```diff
diff --git a/include/fst_hip.h b/include/fst_hip.h
--- a/include/fst_hip.h
+++ b/include/fst_hip.h
@@ -7,7 +7,7 @@
 extern "C" {
 #endif
 
-#define FST_ABI_VERSION 26
+#define FST_ABI_VERSION 27
 
 int fst_version(void);
 const char* fst_last_error(void);
@@ -176,6 +176,13 @@
 int fst_wn_wgrad_reduce_many(const int32_t* kind, const int32_t* last, const int32_t* n_sets, float* const* workspace,
                              const int64_t* workspace_floats, float* const* dw0, float* const* dw1, int n_entries, int B, int L,
                              int n, int h, void* stream);
+int fst_wn_wgrad_in_slabs_many(const float* const* const* dg, const float* const* const* a, const float* const* const* u0,
+                               const int32_t* n_sets, int64_t u0_bs, float* const* workspace, const int64_t* workspace_floats,
+                               const int32_t* dil, const int32_t* a_slack, int n_layers, int B, int L, int n, int h, int64_t numel_a,
+                               void* stream);
+int fst_wn_wgrad_rs_slabs_many(const float* const* const* d_a, const float* const* d_out, const float* const* const* ts,
+                               const int32_t* n_sets, float* const* workspace, const int64_t* workspace_floats, int n_layers, int B,
+                               int L, int n, int64_t numel_a, void* stream);
 
 int64_t fst_nt_gemm_workspace_floats(int M, int N, int K);
 int fst_nt_gemm(const float* A, const float* Bm, float* C, float* workspace, int64_t workspace_floats, int M, int N, int K,
@@ -203,6 +210,7 @@
 #define FST_WN_ROUTE_STACK_BWD   7
 #define FST_WN_ROUTE_LAYER_INFER 8
 #define FST_WN_ROUTE_STACK_INFER 9
+#define FST_WN_ROUTE_WGRAD_MANY  10
 int fst_wn_last_route(int32_t out[FST_WN_ROUTE_LEN]);
 
 int fst_batch_sum(const float* x0, const float* x1, float* part, int B, int64_t N, int S, void* stream);
```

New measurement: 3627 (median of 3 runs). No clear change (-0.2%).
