@@ -179,11 +179,11 @@
   }
   Top5 t;
   int n_cand = 0;
-  __shared__ int s_slot[kTopSlots * kAssocBlock];
+  __shared__ int s_slot[(kTopSlots + (DEFER ? kDeferSlots : 0)) * kAssocBlock];
   Top6K tk;
   top_init(tk, max_sq_dist, s_slot + threadIdx.x);
-  if (is_edge) { const GridDesc gc = gcp[PAIRS ? b : 0]; knn5_grid_k32<kAssocBlock>(gc, map_c, cs_c, q, tk, n_cand, PAIRS ? cbase_c[b] : 0); }
-  else { const GridDesc gs = gsp[PAIRS ? b : 0]; knn5_grid_k32<kAssocBlock>(gs, map_s, cs_s, q, tk, n_cand, PAIRS ? cbase_s[b] : 0); }
+  if (is_edge) { const GridDesc gc = gcp[PAIRS ? b : 0]; knn5_grid_k32<kAssocBlock, DEFER>(gc, map_c, cs_c, q, tk, n_cand, PAIRS ? cbase_c[b] : 0); }
+  else { const GridDesc gs = gsp[PAIRS ? b : 0]; knn5_grid_k32<kAssocBlock, DEFER>(gs, map_s, cs_s, q, tk, n_cand, PAIRS ? cbase_s[b] : 0); }
   const bool settled = top_settled(tk, max_sq_dist);
   if (!settled) {
     int n_again = 0;
@@ -221,7 +221,7 @@
   return *(const __attribute__((address_space(4))) V*)(unsigned long long)p;
 }
 
-template <bool EDGE>
+template <bool EDGE, bool DEFER>
 __device__ __forceinline__ void knn5_one_kind(const BatchView& bv, const double* __restrict__ poses, const int* __restrict__ status,
                                               const GridDesc* __restrict__ gp, const float4* __restrict__ map, const int* __restrict__ cs,
                                               const int* __restrict__ po, float max_sq_dist, int* __restrict__ nn, double* __restrict__ rec, int block, int* s_slot) {
@@ -253,7 +253,7 @@
   const GridDesc gd = *gp;
   Top6K tk;
   top_init(tk, max_sq_dist, s_slot + threadIdx.x);
-  knn5_grid_k32<kAssocBlock>(gd, map, cs, q, tk, n_cand);
+  knn5_grid_k32<kAssocBlock, DEFER>(gd, map, cs, q, tk, n_cand);
   if (top_settled(tk, max_sq_dist)) {
     if (top_found(tk)) {
       put(top_pos<kAssocBlock>(tk, tk.k0), top_pos<kAssocBlock>(tk, tk.k1), top_pos<kAssocBlock>(tk, tk.k2),
@@ -272,15 +272,16 @@
     put(-1, -1, -1, -1, -1);
   }
 }
+template <bool DEFER>
 __global__ void __launch_bounds__(kAssocBlock)
 knn5_scan2map_split_kernel(BatchView bv, const double* __restrict__ poses, const int* __restrict__ status,
                            const GridDesc* __restrict__ gcp, const float4* __restrict__ map_c, const int* __restrict__ cs_c,
                            const GridDesc* __restrict__ gsp, const float4* __restrict__ map_s, const int* __restrict__ cs_s,
                            const int* __restrict__ pos_c, const int* __restrict__ pos_s, float max_sq_dist, int* __restrict__ nn,
                            double* __restrict__ rec, int edge_blocks) {
-  __shared__ int s_slot[kTopSlots * kAssocBlock];
-  if ((int)blockIdx.x < edge_blocks) knn5_one_kind<true>(bv, poses, status, gcp, map_c, cs_c, pos_c, max_sq_dist, nn, rec, (int)blockIdx.x, s_slot);
-  else knn5_one_kind<false>(bv, poses, status, gsp, map_s, cs_s, pos_s, max_sq_dist, nn, rec, (int)blockIdx.x - edge_blocks, s_slot);
+  __shared__ int s_slot[(kTopSlots + (DEFER ? kDeferSlots : 0)) * kAssocBlock];
+  if ((int)blockIdx.x < edge_blocks) knn5_one_kind<true, DEFER>(bv, poses, status, gcp, map_c, cs_c, pos_c, max_sq_dist, nn, rec, (int)blockIdx.x, s_slot);
+  else knn5_one_kind<false, DEFER>(bv, poses, status, gsp, map_s, cs_s, pos_s, max_sq_dist, nn, rec, (int)blockIdx.x - edge_blocks, s_slot);
 }
 
 constexpr int kKnnRowLanes = 16;
diff --git a/msf_loam_amd/csrc/msfl_knn_index.cuh b/msf_loam_amd/csrc/msfl_knn_index.cuh
--- a/msf_loam_amd/csrc/msfl_knn_index.cuh
+++ b/msf_loam_amd/csrc/msfl_knn_index.cuh
@@ -440,7 +440,19 @@
   t.k0 = min(t.k0, x);
   t.bound = min(t.k4 | 7u, t.gate);
 }
-template <int STRIDE>
+#ifndef MSFL_KNN_DEFER_CAPS
+#define MSFL_KNN_DEFER_CAPS 8, 4, 4, 1, 1, 1, 1, 1, 1
+#endif
+#ifndef MSFL_KNN_DEFER_DEPTH
+#define MSFL_KNN_DEFER_DEPTH 4
+#endif
+#ifndef MSFL_KNN_DEFER_FLAT
+#define MSFL_KNN_DEFER_FLAT 1
+#endif
+constexpr int kDeferCaps[9] = {MSFL_KNN_DEFER_CAPS};
+constexpr int kDeferDepth = MSFL_KNN_DEFER_DEPTH;
+constexpr int kDeferSlots = 2 * kDeferDepth;
+template <int STRIDE, bool DEFER = false>
 __device__ __forceinline__ void knn5_grid_k32(const GridDesc& g, const float4* __restrict__ sorted,
                                               const int* __restrict__ cell_start, float3 q, Top6K& t, int& n_cand,
                                               int cell_base = 0) {
@@ -461,7 +473,9 @@
   const int zstep = g.dy * g.dx;
   const int off_z = sz < 0 ? -zstep : zstep;
   const char* const mapb = (const char*)sorted;
-  auto visit = [&](bool valid, int row, float rowq) __attribute__((always_inline)) {
+  int* const stack = t.col + kTopSlots * STRIDE;
+  int* sp = stack;
+  auto visit = [&](int pos, bool valid, int row, float rowq) __attribute__((always_inline)) {
     const float row2 = rowq * cell2;
     const float d4 = top_d4(t);
     if (!valid || row2 > d4) return;
@@ -472,9 +486,19 @@
     if (a > b) return;
     const unsigned int s = (unsigned int)cell_start[(unsigned int)(row + a)], e = (unsigned int)cell_start[(unsigned int)(row + b + 1)];
     if (s == e) return;
-    n_cand += (int)(e - s);
     unsigned int off = s << 4;
-    const unsigned int end = e << 4, last = end - 16u;
+    unsigned int end = e << 4;
+    if constexpr (DEFER) {
+      const unsigned int cut = off + 32u * (unsigned int)kDeferCaps[pos];
+      if (end > cut && sp < stack + kDeferSlots * STRIDE) {
+        sp[0] = (int)cut; sp[STRIDE] = (int)end; sp += 2 * STRIDE;
+        end = cut;
+      }
+      n_cand += (int)((end - off) >> 4);
+    } else {
+      n_cand += (int)(e - s);
+    }
+    const unsigned int last = end - 16u;
     for (; off < last; off += 32u) {
       float4 m0 = *(const float4*)(mapb + off), m1 = *(const float4*)(mapb + off + 16u);
       asm volatile("" : "+v"(m0.w));
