struct TickFrames {
  DevFrame f[kMaxTick];
  const float* tile_max[kMaxTick];
};
__global__ __launch_bounds__(256) void k_tick_cull(DevMap m, DevParams p, TickFrames t, const uint32_t* __restrict__ work,
                                                  uint32_t list_stride, uint4* __restrict__ desc, uint32_t desc_stride, uint32_t wpb,
                                                  uint32_t* __restrict__ tick_counts, int use_tiles, int tw, int th,
                                                  uint32_t* __restrict__ item_mask) {
  const int cam = blockIdx.y;
  const int lc = item_mask ? 0 : cam;
  FuseList out{desc + static_cast<size_t>(2 * lc) * desc_stride, desc + static_cast<size_t>(2 * lc + 1) * desc_stride, desc_stride,
               &tick_counts[2 * kMaxTick + 4 * lc]};
  cullBlocks(m, p, t.f[cam], work + static_cast<size_t>(cam) * list_stride, &tick_counts[2 * cam], out, wpb, &tick_counts[2 * cam + 1],
             use_tiles ? t.tile_max[cam] : nullptr, tw, th, blockIdx.x, gridDim.x, item_mask, static_cast<uint32_t>(cam));
}

__global__ __launch_bounds__(256) void k_alloc_list(DevMap m, const int* __restrict__ idx, int n,
                                                   uint32_t* __restrict__ new_list) {
  const int i = blockIdx.x * blockDim.x + threadIdx.x;
  bool need = false;
  int bx = 0, by = 0, bz = 0;
  if (i < n) {
    bx = idx[3 * i];
    by = idx[3 * i + 1];
    bz = idx[3 * i + 2];
    need = htLookup(m, packKey(bx, by, bz)) == kInvalidSlot;
  }
  const uint32_t fidx = waveAggInc(&m.counters[C_FREE_HEAD], need);
  bool got = false;
  uint32_t slot = kInvalidSlot;
  if (need) {
    if (fidx < m.counters[C_N_FREE]) {
      slot = m.free_slots[fidx];
      got = true;
      m.blk_index[slot] = make_int4(bx, by, bz, 0);
      m.blk_flags[slot] = BLK_LIVE | BLK_TRACK_DIRTY | BLK_ANY_KEEP;
      m.mesh_desc[slot] = MeshDesc{0u, 0u};
      htInsertUnique(m, packKey(bx, by, bz), slot);
      atomicMax(&m.counters[C_MAX_SLOT], slot + 1);
    } else {
      atomicAdd(&m.counters[C_POOL_EXHAUSTED], 1u);
    }
  }
  const uint32_t nidx = waveAggInc(&m.counters[C_N_NEW], got);
  if (got) new_list[nidx] = slot;
}

__global__ __launch_bounds__(256) void k_list_live(DevMap m, uint32_t* __restrict__ work, uint32_t* counter,
                                                  uint32_t require_flags, FuseList out = FuseList{nullptr, nullptr, 0u, nullptr},
                                                  uint32_t wpb = 0u) {
  const uint32_t s = blockIdx.x * blockDim.x + threadIdx.x;
  bool live = false;
  if (s < m.counters[C_MAX_SLOT]) {
    const uint32_t fl = m.blk_flags[s];
    live = (fl & BLK_LIVE) && ((fl & require_flags) == require_flags);
  }
  const uint32_t idx = waveAggInc(counter, live);
  if (live) work[idx] = s;
  if (out.a) {
    const unsigned long long mask = __ballot(live);
    if (mask) {
      const uint32_t lane = laneId();
      const int leader = __ffsll(static_cast<long long>(mask)) - 1;
      uint32_t base = 0;
      if (lane == static_cast<uint32_t>(leader)) base = atomicAdd(&out.counts[3], static_cast<uint32_t>(__popcll(mask)) * wpb);
      base = __shfl(base, leader) + static_cast<uint32_t>(__popcll(mask & ((1ull << lane) - 1ull))) * wpb;
      if (live) {
        const int4 bi = m.blk_index[s];
        for (uint32_t it = 0; it < wpb; ++it)
          *fuseDescPtr(out, 3u, base + it) =
              make_uint4(s | (it << 24), static_cast<uint32_t>(bi.x), static_cast<uint32_t>(bi.y), static_cast<uint32_t>(bi.z));
      }
    }
  }
}

__device__ inline void initBlocks(const DevMap& m, const DevParams& p, const uint32_t* __restrict__ new_list, uint32_t bid,
                                  uint32_t nblk) {
  const uint32_t n = m.counters[C_N_NEW];
  const int nv = p.nvox;
  for (uint32_t b = bid; b < n; b += nblk) {
    const size_t slot = new_list[b];
    const uint4 z = make_uint4(0, 0, 0, 0);
    uint4* d4 = reinterpret_cast<uint4*>(m.dist + slot * nv);
    uint4* w4 = reinterpret_cast<uint4*>(m.weight + slot * nv);
    uint4* c4 = reinterpret_cast<uint4*>(m.color + slot * nv);
    uint4* l4 = reinterpret_cast<uint4*>(m.sem_label + slot * nv);
    for (int i = threadIdx.x; i < nv / 4; i += blockDim.x) {
      d4[i] = z;
      w4[i] = z;
      c4[i] = z;
      if (p.with_semantics) l4[i] = z;
    }
    uint4* f4 = reinterpret_cast<uint4*>(m.vflags + slot * nv);
    for (int i = threadIdx.x; i < nv / 16; i += blockDim.x) f4[i] = z;
    if (threadIdx.x < kBandSlots) m.blk_band[slot * kBandSlots + threadIdx.x] = 0;
    if (p.with_tracking) {
      uint4* o4 = reinterpret_cast<uint4*>(m.last_obs + slot * nv);
      uint4* q4 = reinterpret_cast<uint4*>(m.last_occ + slot * nv);
      for (int i = threadIdx.x; i < nv / 2; i += blockDim.x) {
        o4[i] = z;
        q4[i] = z;
      }
      uint64_t* fb = m.freebits + slot * (nv / 64);
      for (int i = threadIdx.x; i < nv / 64; i += blockDim.x) {
        fb[i] = 0ull;
        m.obs[slot * (nv / 64) + i] = make_ulonglong2(0ull, 0ull);
      }
    }
  }
}

__global__ __launch_bounds__(256) void k_init_blocks(DevMap m, DevParams p, const uint32_t* __restrict__ new_list) {
  initBlocks(m, p, new_list, blockIdx.x, gridDim.x);
}

__global__ __launch_bounds__(256) void k_init_cull(DevMap m, DevParams p, DevFrame f, const uint32_t* __restrict__ new_list,
                                                  const uint32_t* __restrict__ work, FuseList out, uint32_t wpb,
                                                  const float* __restrict__ tile_max, int tw, int th, uint32_t n_cull) {
  if (blockIdx.x < n_cull)
    cullBlocks(m, p, f, work, &m.counters[C_N_VISIBLE], out, wpb, &m.counters[C_N_TSDF], tile_max, tw, th, blockIdx.x, n_cull);
  else
    initBlocks(m, p, new_list, blockIdx.x - n_cull, gridDim.x - n_cull);
}

__device__ inline uint32_t foldItemRecords(uint32_t* __restrict__ blk_flags, uint16_t* __restrict__ blk_band, uint32_t s) {
  static_assert(kBandSlots == 32, "record row = 4 x 16 bytes");
  uint4* const row = reinterpret_cast<uint4*>(blk_band + static_cast<size_t>(s) * kBandSlots);
  uint32_t any = 0u;
  uint4 r[4];
#pragma unroll
  for (int i = 0; i < 4; ++i) {
    r[i] = row[i];
    any |= r[i].x | r[i].y | r[i].z | r[i].w;
  }
  const uint32_t tm = static_cast<uint32_t>(kItemTouched) * 0x00010001u, nm = static_cast<uint32_t>(kItemNeg) * 0x00010001u;
  uint32_t fl = blk_flags[s];
  if ((any & tm) == 0u) return fl;
  fl |= BLK_UPDATED | BLK_MESH_UPDATED | BLK_TRACKING_UPDATED | ((any & nm) ? BLK_HAS_NEG : 0u);
  blk_flags[s] = fl;
  const uint32_t keep = static_cast<uint32_t>(kItemBandMask) * 0x00010001u;
#pragma unroll
  for (int i = 0; i < 4; ++i) row[i] = make_uint4(r[i].x & keep, r[i].y & keep, r[i].z & keep, r[i].w & keep);
  return fl;
}
__global__ __launch_bounds__(256) void k_tracking_select(DevMap m, uint64_t lim_active, uint64_t lim_free, int force_full,
                                                        uint32_t* __restrict__ proc, uint32_t* __restrict__ ef_list,
                                                        uint32_t* __restrict__ cnt ,
                                                        uint32_t* __restrict__ cnt_next, uint16_t* __restrict__ fold_band) {
  const uint32_t s = blockIdx.x * blockDim.x + threadIdx.x;
  if (s == 0) { cnt_next[0] = 0u; cnt_next[1] = 0u; }
  bool need = false, touched = false, reload = false;
  if (s < m.counters[C_MAX_SLOT]) {
    const uint32_t fl = fold_band ? foldItemRecords(m.blk_flags, fold_band, s) : m.blk_flags[s];
    if (fl & BLK_LIVE) {
      touched = fl & BLK_TRACKING_UPDATED;
      need = force_full || (fl & (BLK_TRACKING_UPDATED | BLK_TRACK_DIRTY));
      reload = need;
      if (!need) {
        const ulonglong2 lim = reinterpret_cast<const ulonglong2*>(m.trk_lim)[s];
        need = !(lim_active <= lim.x && lim_free <= lim.y);
      }
    }
  }
  const uint32_t ip = waveAggInc(&cnt[0], need);
  if (need) {
    proc[ip] = s | (reload ? 0x80000000u : 0u);
    reinterpret_cast<ulonglong2*>(m.trk_lim)[s] = make_ulonglong2(~0ull, ~0ull);
    m.blk_flags[s] = m.blk_flags[s] & ~(BLK_TRACKING_UPDATED | BLK_HAS_ACTIVE | BLK_TRACK_DIRTY | BLK_ANY_KEEP);
  }
  const uint32_t ie = waveAggInc(&cnt[1], touched);
  if (touched) ef_list[ie] = s;
}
• • • • •
▶ What you are asked to do:
In the listing above, locate the line with "-272,15 +272,16 @@" and the line with "knn5_scan2map_split_kernel(BatchView bv, const", then extract exactly those lines and every line between them, and nothing more.

▶ Answer space:
@@ -272,15 +272,16 @@
     put(-1, -1, -1, -1, -1);
   }
 }
+template <bool DEFER>
 __global__ void __launch_bounds__(kAssocBlock)
 knn5_scan2map_split_kernel(BatchView bv, const double* __restrict__ poses, const int* __restrict__ status,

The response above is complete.